Molecular and biological effects of hemodynamics on vascular cells

A variety of systemic risk factors, including smoking, hypertension, hyperlipidemia and diabetes have been found to promote atherosclerosis. Although these elements affect blood vessels equally, clinically significant lesions develop at predictable locations, i.e., major branch points and bifurcations. This suggests that the development of clinically significant atherosclerotic plaques involves a complex interplay between vascular anatomy, vascular biology and hemodynamic forces. Cyclic strain, circumferential pulsatile pressure exerted upon a vessel wall, has been found to cause changes in endothelial cells that tend to disfavor atherosclerosis formation.
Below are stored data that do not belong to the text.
template <bool IN_SPATIAL, bool OUT_SPATIAL, int SPLIT , int NW , int MINW , bool OUT_ROWS = false, bool GATHER = false >
__global__ __launch_bounds__(NW * 64, MINW) void ft_nonlin_kernel(NonlinParams p) {
    constexpr int NT = NW * 64;
    const int lane = threadIdx.x & 63;
    const int jn = lane & 31, h = lane >> 5;
    const int wave_global = __builtin_amdgcn_readfirstlane((blockIdx.x * NT + threadIdx.x) >> 6);
    const int n_waves = gridDim.x * NW;
    const int B = p.B, C = p.C;
    const int n_tiles = C * p.tiles_per_c;

    constexpr int NPL = SPLIT == 2 ? 2 : 3;
    constexpr int NA1 = SPLIT ? 4 * 2 * NPL * 64 * 4 : 30 * 2 * 64, NA2 = SPLIT ? 4 * 2 * NPL * 64 * 4 : 32 * 2 * 64;
    __shared__ __attribute__((aligned(16))) float sA1[IN_SPATIAL ? 64 : NA1];
    __shared__ __attribute__((aligned(16))) float sA2[OUT_SPATIAL ? 64 : NA2];
    __shared__ float sT[(IN_SPATIAL || OUT_SPATIAL || OUT_ROWS) ? NW * 32 * 65 : 64];
// ... 14 lines not shown
    for (int i = threadIdx.x; i < p.C; i += NT) {
        sBias[i] = (p.bias ? p.bias[i] : 0.f) + (p.bias2 ? p.bias2[i] : 0.f);
        sScale[i] = p.bn_scale ? p.bn_scale[i] : 1.f;
        sShift[i] = p.bn_shift ? p.bn_shift[i] : 0.f;
    }
    __syncthreads();
    const bf16x8 *sA1s = reinterpret_cast<const bf16x8 *>(sA1), *sA2s = reinterpret_cast<const bf16x8 *>(sA2);
    const f16x8 *sA1h = reinterpret_cast<const f16x8 *>(sA1), *sA2h = reinterpret_cast<const f16x8 *>(sA2);
    const size_t Bp = (size_t)p.Bp;
    const size_t hmask = (size_t)0 - (size_t)h;
#define OFF_Q(Q, c, tb) ((size_t)(kQ.alpha[Q] * C + (c) * kQ.d[Q]) * Bp + (size_t)(tb) * (32 * kQ.d[Q]) + kQ.i[Q] * 32)
#define OFF_OF(Q0, Q1, c, tb) (OFF_Q(Q0, c, tb) + ((OFF_Q(Q1, c, tb) - OFF_Q(Q0, c, tb)) & hmask))
    const unsigned lane_next = (unsigned)lane * 4u;
    const unsigned lane_row3 = (unsigned)jn * 4u + (h ? 12u * (unsigned)C * (unsigned)p.Bp : 0u);
    const unsigned lane_row5 = (unsigned)jn * 4u + (h ? 20u * (unsigned)C * (unsigned)p.Bp : 0u);
    auto row_off = [&](auto rc, int c, int tb) -> size_t {
        constexpr int R = decltype(rc)::value;
        return ((size_t)(kPS.row_alpha[R] * C) + (size_t)(c * kPS.row_d[R])) * Bp + (size_t)tb * (32 * kPS.row_d[R]);
    };
    auto slot_ptr = [&](auto sc, const void *buf, int c, int tb) -> const char * {
        constexpr int S = decltype(sc)::value;
        const char *rb = reinterpret_cast<const char *>(buf) + 4 * row_off(std::integral_constant<int, kPS.row[S]>{}, c, tb) + 128 * kPS.i[S];
        return rb + (kPS.kind[S] == 1 ? (kPS.d[S] == 3 ? lane_row3 : lane_row5) : lane_next);
    };

    constexpr int NCV = IN_SPATIAL ? 32 : (SPLIT != 0 ? 32 : 30);
    constexpr bool PACK_OUT = SPLIT == 2 && !OUT_SPATIAL && !OUT_ROWS;
    auto ld_sp = [&](const float *base, size_t i) -> float {
        return p.x_bf16 ? __uint_as_float((unsigned)reinterpret_cast<const unsigned short *>(base)[i] << 16) : base[i];
    };
    float cn[NCV + 1];
    struct GDesc { unsigned lo, hi; int a; };
    auto load_desc = [&](int tile) -> GDesc {
        GDesc d{0u, 0u, 0};
        if constexpr (GATHER) {
            const int c = tile % C, tb = tile / C;
            const int row = min(tb * 32 + jn, B - 1);
            const uint2 w = *reinterpret_cast<const uint2 *>(&p.g_rows[row].src[c >> 5]);
            d.lo = w.x; d.hi = w.y;
// ... 49 lines not shown
        } else if constexpr (SPLIT != 0) {
            static_for<32>([&](auto ic) {
                constexpr int st = decltype(ic)::value / 8, e = decltype(ic)::value % 8;
                constexpr int q0 = 16 * st + e, q1 = 16 * st + 8 + e;
                if constexpr (q1 < ROREG_G) dst[st * 8 + e] = __builtin_nontemporal_load(p.Xin + OFF_OF(q0, q1, c, tb) + jn);
                else dst[st * 8 + e] = __builtin_nontemporal_load(p.Xin + OFF_Q(q0, c, tb) + jn);
            });
        } else {
            static_for<30>([&](auto ic) {
                constexpr int s = decltype(ic)::value;
                constexpr int q0 = 2 * s, q1 = 2 * s + 1;
                dst[s] = p.Xin[OFF_OF(q0, q1, c, tb) + jn];
            });
        }
    };
    auto table_mma = [&](const auto *a, const auto (&b)[NPL], f32x16 c) {
        std::remove_cv_t<std::remove_reference_t<decltype(b[0])>> av[NPL];
#pragma unroll
        for (int pl = 0; pl < NPL; ++pl) av[pl] = a[64 * pl];
        return split_mma<NPL>(av, b, c);
    };
    auto column_scale = [&](float mx, float &xscale, float &oscale) {
        mx = fmaxf(mx, __shfl_xor(mx, 32));
        int e = 0;
        if (mx > 0.f && mx < __builtin_inff()) { int ex; (void)frexpf(mx, &ex); e = 14 - ex; }
        xscale = ldexpf(1.f, e); oscale = ldexpf(1.f, -(e + p.f_exp));
    };
    auto process = [&](int tile, int next_tile, float (&cv)[NCV + 1], float (&cnext)[NCV + 1], int next2_tile, const GDesc &dnext, GDesc &dnext2) {
        asm volatile("" ::: "memory");
        const int c = (IN_SPATIAL || OUT_SPATIAL) ? tile % C : tile / p.tiles_per_c;
        const int tbi = (IN_SPATIAL || OUT_SPATIAL) ? tile / C : tile - c * p.tiles_per_c;
        const int b = tbi * 32 + jn;
        const bool valid = b < B;
        const int bb = valid ? b : B - 1;
        f32x16 v[2];
        float wmax = 0.f;
        if (IN_SPATIAL) {
            if constexpr (GATHER) {
                dnext2 = load_desc(next2_tile);
                load_rows_gathered(next_tile, dnext, cnext);
            } else {
                load_coefs(next_tile, cnext);
// ... 63 lines not shown
        const float sc = sScale[c], sh = sShift[c];
        const bool has_rs = OUT_SPATIAL && p.r_spatial;
        const bool rs_late = has_rs && !bn && !p.g_map && !p.out_rowmax;
        const size_t rs = ((size_t)bb * C + c) * ROREG_G;
        float *tb = (OUT_SPATIAL || OUT_ROWS) ? sT + (threadIdx.x >> 6) * (32 * 65) : nullptr;
        const bool sp_pack = OUT_SPATIAL && SPLIT == 2 && p.sp_pack;
        const float pk_scale = sp_pack ? ldexpf(1.f, bound_exp(cv[NCV])) : 1.f;
#pragma unroll
        for (int t = 0; t < 2; ++t)
#pragma unroll
            for (int r = 0; r < 16; ++r) {
                const int g = t * 32 + (r & 3) + 8 * (r >> 2) + 4 * h;
                float x = v[t][r] + bsum;
                if (OUT_SPATIAL && has_rs && !rs_late && g < ROREG_G) x += ld_sp(p.r_spatial, rs + g);
                if (sp_pack && p.raw_col && g == p.raw_g && valid) p.raw_col[(size_t)bb * C + c] = x;
                if (bn) x = fmaxf(fmaf(x, sc, sh), 0.f);
                if (g >= ROREG_G || !valid) x = 0.f;
                v[t][r] = x;
                if (OUT_SPATIAL && g < ROREG_G) {
                    const int go = sGmap[g];
                    if (go >= 0) {
                        if (sp_pack) {
                            const float xs = x * pk_scale;
                            const _Float16 h1 = (_Float16)xs;
                            const _Float16 l1 = (_Float16)(xs - (float)h1);
                            tb[jn * 65 + go] = __uint_as_float((unsigned)__builtin_bit_cast(unsigned short, h1) | ((unsigned)__builtin_bit_cast(unsigned short, l1) << 16));
                        } else {
                            tb[jn * 65 + go] = x; wmax = fmaxf(wmax, fabsf(x));
                        }
                    }
                }
// ... 207 lines not shown

    auto load = [&](int b, float (&cv)[32], float (&xv)[32]) {
        const float *t = p.T3r + (size_t)b * (ROREG_G * ROREG_F) + h * (8 * ROREG_F) + jn;
        static_for<32>([&](auto ic) {
            constexpr int st = decltype(ic)::value / 8, e = decltype(ic)::value % 8;
            constexpr int q0 = 16 * st + e, q1 = 16 * st + 8 + e;
            if constexpr (q1 < ROREG_G) cv[st * 8 + e] = __builtin_nontemporal_load(t + q0 * ROREG_F);
            else cv[st * 8 + e] = __builtin_nontemporal_load(t + q0 * ROREG_F - h * (8 * ROREG_F));
        });
        const float *xs = p.x + (size_t)b * (ROREG_F * ROREG_G) + (act ? lane : 0);
        static_for<32>([&](auto ic) {
            constexpr int c = decltype(ic)::value;
            xv[c] = xs[c * ROREG_G];
        });
    };
    auto table_mma = [&](const f16x8 *a, const f16x8 (&b)[2], f32x16 c) {
        f16x8 av[2];
#pragma unroll
        for (int pl = 0; pl < 2; ++pl) av[pl] = a[64 * pl];
        return split_mma<2>(av, b, c);
    };
    auto column_scale = [&](float mx, float &xscale, float &oscale) {
        mx = fmaxf(mx, __shfl_xor(mx, 32));
        int e = 0;
        if (mx > 0.f && mx < __builtin_inff()) { int ex; (void)frexpf(mx, &ex); e = 14 - ex; }
        xscale = ldexpf(1.f, e); oscale = ldexpf(1.f, -(e + p.f_exp));
    };
    auto transform = [&](const f16x8 *tab, const float (&k)[32], f32x16 (&v)[2]) {
        float mx = 0.f;
#pragma unroll
        for (int s = 0; s < 32; ++s) mx = fmaxf(mx, fabsf(k[s]));
        float xsc, osc;
        column_scale(mx, xsc, osc);
#pragma unroll
        for (int t = 0; t < 2; ++t)
#pragma unroll
            for (int r = 0; r < 16; ++r) v[t][r] = 0.f;
#pragma unroll
        for (int st = 0; st < 4; ++st) {
            float x8[8];
#pragma unroll
            for (int e = 0; e < 8; ++e) x8[e] = k[st * 8 + e];
// ... 111 lines not shown
        }
        ROREG_LDS_DONE();
    };
#undef ROREG_LDS_DONE
    if (wave_global < B) {
        const int last = wave_global + ((B - 1 - wave_global) / n_waves) * n_waves;
        float ca[32], xa[32], cb[32], xb[32];
        load(wave_global, ca, xa);
        __builtin_amdgcn_s_waitcnt(0x0F70);
        for (int b = wave_global; b <= last; b += 2 * n_waves) {
            const int b1 = min(b + n_waves, last), b2 = min(b + 2 * n_waves, last);
            process(b, b1, ca, xa, cb, xb);
            process(b1, b2, cb, xb, ca, xa);
        }
    }
}
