template <int NE, int DMX>
__device__ __forceinline__ void spa_decode(const LdpcDev& T, const float* __restrict__ llr_in, int F,
                                            uint8_t* __restrict__ bits_out, int* __restrict__ iters_out,
                                            uint8_t* __restrict__ payload_out, MgpuStatsDev* __restrict__ stats_out,
                                            const float* __restrict__ variance_in, const float* __restrict__ snr_variance_in) {
    extern __shared__ __attribute__((aligned(16))) unsigned char smem[];
    const int S = T.S;
    constexpr int N = kN;
    constexpr int kMoff = kSpaOnesBytes + N * 8;
    double* Lt = reinterpret_cast<double*>(smem + kSpaOnesBytes);
    double* M = Lt + N;
    float* Li = reinterpret_cast<float*>(M + S);
    uint8_t* hard = reinterpret_cast<uint8_t*>(Li + N);
    uint8_t* bytes = hard + ((N + 15) & ~15);
    int* flag = reinterpret_cast<int*>(bytes + 256);

    const int tid = threadIdx.x, f = blockIdx.x;
    if (f >= F) return;
    if (uint32_t(uintptr_t(smem)) != 0) __builtin_trap();
    if (tid < int(kSpaOnesBytes / 8)) reinterpret_cast<double*>(smem)[tid] = SPA_ALLLANES != 0 && NE != 8 ? 0x1p-10 : 1.0;
    constexpr bool kWaveShortcuts = NE == 8;
    constexpr bool kVaResident = !kWaveShortcuts;
    constexpr bool kAdaptive = !kWaveShortcuts;
    constexpr bool kAllLanes = SPA_ALLLANES != 0 && (!kWaveShortcuts || SPA_ALLLANES8 != 0);
    constexpr int kSpecStart = SPA_SPEC_START;
    SPA_STAMP_DECL(F);
    SPA_STAMP(1);
    const float* lin = llr_in + size_t(f) * N;
    int hard_lane = 1;
    for (int v = tid; v < N; v += LDPC_THREADS) {
        const float l = lin[v];
        Li[v] = l;
        Lt[v] = spa_tanh_half(double(l));
        hard_lane &= int(__builtin_fabsf(l) >= kSpaHardLlr);
    }
    const int wave = __builtin_amdgcn_readfirstlane(tid >> 6);
    struct VarRec { uint32_t vi, w0, w1, w2, w3, w4; };
    const __amdgpu_buffer_rsrc_t vrec = __builtin_amdgcn_make_buffer_rsrc(const_cast<uint32_t*>(T.vinfo2), 0, N * 32, 0x00020000);
    auto load_var = [&](int i) -> VarRec {
        const spa_u32x4 lo = __builtin_amdgcn_raw_buffer_load_b128(vrec, i * 32, 0, 0);
        const spa_u32x2 hi = __builtin_amdgcn_raw_buffer_load_b64(vrec, i * 32, 16, 0);
        return VarRec{lo.x, lo.y, lo.z, lo.w, hi.x, hi.y};
    };
    typedef __attribute__((address_space(3))) double lds_f64;
    auto ldsd = [](uint32_t byte_off) -> lds_f64* { return reinterpret_cast<lds_f64*>(byte_off); };
    auto Mb = [&](uint32_t byte_off) -> double { return *ldsd(kMoff + byte_off); };
    auto var_update = [&](const VarRec& q) {
        const uint32_t v = q.vi & 0x7ff;
        uint32_t deg = q.vi >> 11;
        asm volatile("" : "+v"(deg));
        double s = Li[v];
        if (deg > 0) { s += Mb(q.w0 & 0xffff); SPA_KEEP(s); }
        if (deg > 1) { s += Mb(q.w0 >> 16); SPA_KEEP(s); }
        if (deg > 2) {
            s += Mb(q.w1 & 0xffff); SPA_KEEP(s);
            if (deg > 3) { s += Mb(q.w1 >> 16); SPA_KEEP(s); }
            if (deg > 4) { s += Mb(q.w2 & 0xffff); SPA_KEEP(s); }
            if (deg > 5) {
                s += Mb(q.w2 >> 16); SPA_KEEP(s);
                if (deg > 6) { s += Mb(q.w3 & 0xffff); SPA_KEEP(s); }
                if (deg > 7) { s += Mb(q.w3 >> 16); SPA_KEEP(s); }
                if (deg > 8) { s += Mb(q.w4 & 0xffff); SPA_KEEP(s); }
            }
        }
        Lt[v] = s;
    };
    auto var_update4 = [&](uint32_t vi, uint32_t w0, uint32_t w1) {
        const uint32_t v = vi & 0x7ff;
        uint32_t deg = vi >> 11;
        asm volatile("" : "+v"(deg));
        double s = Li[v];
        if (deg > 0) { s += Mb(w0 & 0xffff); SPA_KEEP(s); }
        if (deg > 1) { s += Mb(w0 >> 16); SPA_KEEP(s); }
        if (deg > 2) {
            s += Mb(w1 & 0xffff); SPA_KEEP(s);
            if (deg > 3) { s += Mb(w1 >> 16); SPA_KEEP(s); }
        }
        Lt[v] = s;
    };
    if (tid == 0) { flag[0] = 0; flag[1] = 0; flag[2] = LDPC_THREADS / 64; flag[3] = LDPC_THREADS / 64; }
    int* hard_w = reinterpret_cast<int*>(bytes);
    const int hard_wave = __builtin_amdgcn_ballot_w64(hard_lane == 0) == 0;
    if ((tid & 63) == 0) hard_w[tid >> 6] = hard_wave;
    __syncthreads();
    const bool hard_frame = __builtin_amdgcn_ballot_w64((tid & 63) < LDPC_THREADS / 64 && hard_w[tid & 15] == 0) == 0;

    auto bin_prefix = [&](unsigned long long m, unsigned long long ends) -> unsigned long long {
        m ^= m << 1; m ^= m << 2; m ^= m << 4; m ^= m << 8; m ^= m << 16; m ^= m << 32;
        return m & ends;
    };
    auto bin_unsat = [&](unsigned long long m, unsigned long long ends) -> bool { return bin_prefix(m, ends) != 0; };
    auto bin_odd_count = [&](unsigned long long pre, unsigned long long used, unsigned long long ends) -> int {
        return __builtin_popcountll(pre ^ (((pre << 1) + (used & ~ends)) & ends));
    };
    auto flag_report = [&](int p, bool unsat, int cnt) {
        if (unsat && (tid & 63) == 0) __hip_atomic_fetch_add(&flag[p & 1], 1 + (cnt << 8), __ATOMIC_RELAXED, __HIP_MEMORY_SCOPE_WORKGROUP);
    };
    const __amdgpu_buffer_rsrc_t sadr = __builtin_amdgcn_make_buffer_rsrc(const_cast<uint32_t*>(T.sadr), 0, 0x7fffffff, 0x00020000);
    constexpr int kRound = LDPC_THREADS * 8;
    const spa_cptr64 bhead0 = (spa_cptr64)(T.bhead) + size_t(wave) * 4;

    struct SynPre { uint32_t alt[NE]; unsigned long long vmask[NE], ends[NE]; };
    auto syn_fetch = [&](SynPre& q) {
// ... 72 lines not shown
                if constexpr (kWaveShortcuts) rr = spa_atanh_x2_wave(temp, kAllLanes ? lanes_in_use : ~0ull);
                else rr = spa_atanh_x2(temp);
            }
            __builtin_amdgcn_wave_barrier();
            if (kAllLanes || valid) *ldsd(own) = rr;
            b = nxt;
        }
        if (with_syndrome && unsat && (tid & 63) == 0) flag[p & 1] = 1;
    };
#if SPA_VR_RESIDENT
    VarRec va;
    if constexpr (kVaResident) va = load_var(tid);
    spa_u32x4 vb;
#endif
    int iteration = 0;
    SPA_STAMP(2);
    syndrome_pass(0);
    SPA_STAMP(3);
    __syncthreads();
    SPA_STAMP(4);
    int look = flag[0];
    if (look && hard_frame) {
        iteration = T.max_iters + 1;
        if (tid == 0 && T.hard_frames) atomicAdd(T.hard_frames + (f & 63), 1ull);
    }
    else if (look) {
        auto run_after = [&](int lk, int shift) -> int {
            const int n = lk >> 8, one = int(T.spec_sample_pack >> shift) & 255, two = int(T.spec_sample_pack >> (shift + 8)) & 255;
            return !kAdaptive ? 0 : (n >= two && two != 255) ? 2 : (n >= one && one != 255) ? 1 : 0;
        };
        constexpr int kCtlSpec = 1 << 16, kCtlRun = 1 << 20;
        int ctl = 1 + kCtlRun * run_after(look, 0);
        for (;; ++ctl) {
            asm volatile("" : "+s"(ctl));
            const int it = ctl & 0xffff;
            const bool spec = (ctl & kCtlSpec) != 0;
            const bool skip = it >= kSpecStart || ctl >= kCtlRun;
            if (it == 1) cn_pass(false, 0, std::true_type());
            else if (it <= T.max_iters) cn_pass((ctl & kCtlSpec) != 0, it - 1, std::false_type());
            else syndrome_pass(it - 1);
            asm volatile("" : "+s"(ctl));
#if !SPA_VR_RESIDENT
            const VarRec va = load_var(tid), vb = load_var(tid + LDPC_THREADS);
#else
            if constexpr (!kVaResident) va = load_var(tid);
            vb = __builtin_amdgcn_raw_buffer_load_b128(vrec, (tid + LDPC_THREADS) * 32, 0, 0);
#endif
            SPA_STAMP(5);
            __syncthreads();
            SPA_STAMP(6);
            if (spec) {
                look = flag[(it - 1) & 1];
                if (!look) { iteration = it - 1; break; }
                if (it > T.max_iters) { iteration = T.max_iters + 1; break; }
            }
            if (tid == 0) { flag[it & 1] = 0; flag[2 + (it & 1)] = LDPC_THREADS / 64; }
            SynPre pre;
            if (!skip) syn_fetch(pre);
#if SPA_VR_RESIDENT
            VarRec qa = va;
            spa_u32x4 qb = vb;
            asm volatile("" : "+v"(qa.vi), "+v"(qa.w0), "+v"(qa.w1), "+v"(qa.w2), "+v"(qa.w3), "+v"(qa.w4), "+v"(qb));
            var_update(qa);
            if (tid + LDPC_THREADS < N) var_update4(qb.x, qb.y, qb.z);
#else
            var_update(va);
            if (tid + LDPC_THREADS < N) var_update(vb);
#endif
            if (!skip) syn_pin(pre);
            SPA_STAMP(7);
            __syncthreads();
            SPA_STAMP(8);
            ctl = skip ? (ctl | kCtlSpec) - (ctl >= kCtlRun ? kCtlRun : 0) : ctl & ~kCtlSpec;
            if (!skip) {
                syn_judge(pre, it);
                SPA_STAMP(3);
                __syncthreads();
                SPA_STAMP(4);
                look = flag[it & 1];
                if (!look) { iteration = it; break; }
                if (it == T.max_iters) { iteration = T.max_iters + 1; break; }
                ctl += kCtlRun * run_after(look, 16);
            }
        }
    }
    SPA_STAMP(9);
    for (int v = tid; v < N; v += LDPC_THREADS) hard[v] = Lt[v] < 0;
    __syncthreads();
    decode_tail(T, f, hard, bytes, iteration, bits_out, iters_out, payload_out, stats_out, variance_in, snr_variance_in);
    SPA_STAMP(10);
}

Cultured endothelial cells have been shown to migrate, proliferate and alter cytoskeletal alignment in response to cyclic strain. Levels of macromolecules such as prostacyclin, endothelin, nitric oxide and tissue plasminogen activator have been found to be altered by cyclic strain. Additionally, cyclic strain has been shown to stimulate expression of cellular adhesion molecules such as ICAM-1 and intracellular second messenger systems such as the adenylate cyclase-cAMP, diacylglycerol-IP3, and protein kinase C pathways. This article reviews the most current pertinent literature and summarizes the presently known effects of cyclic strain on endothelial cells.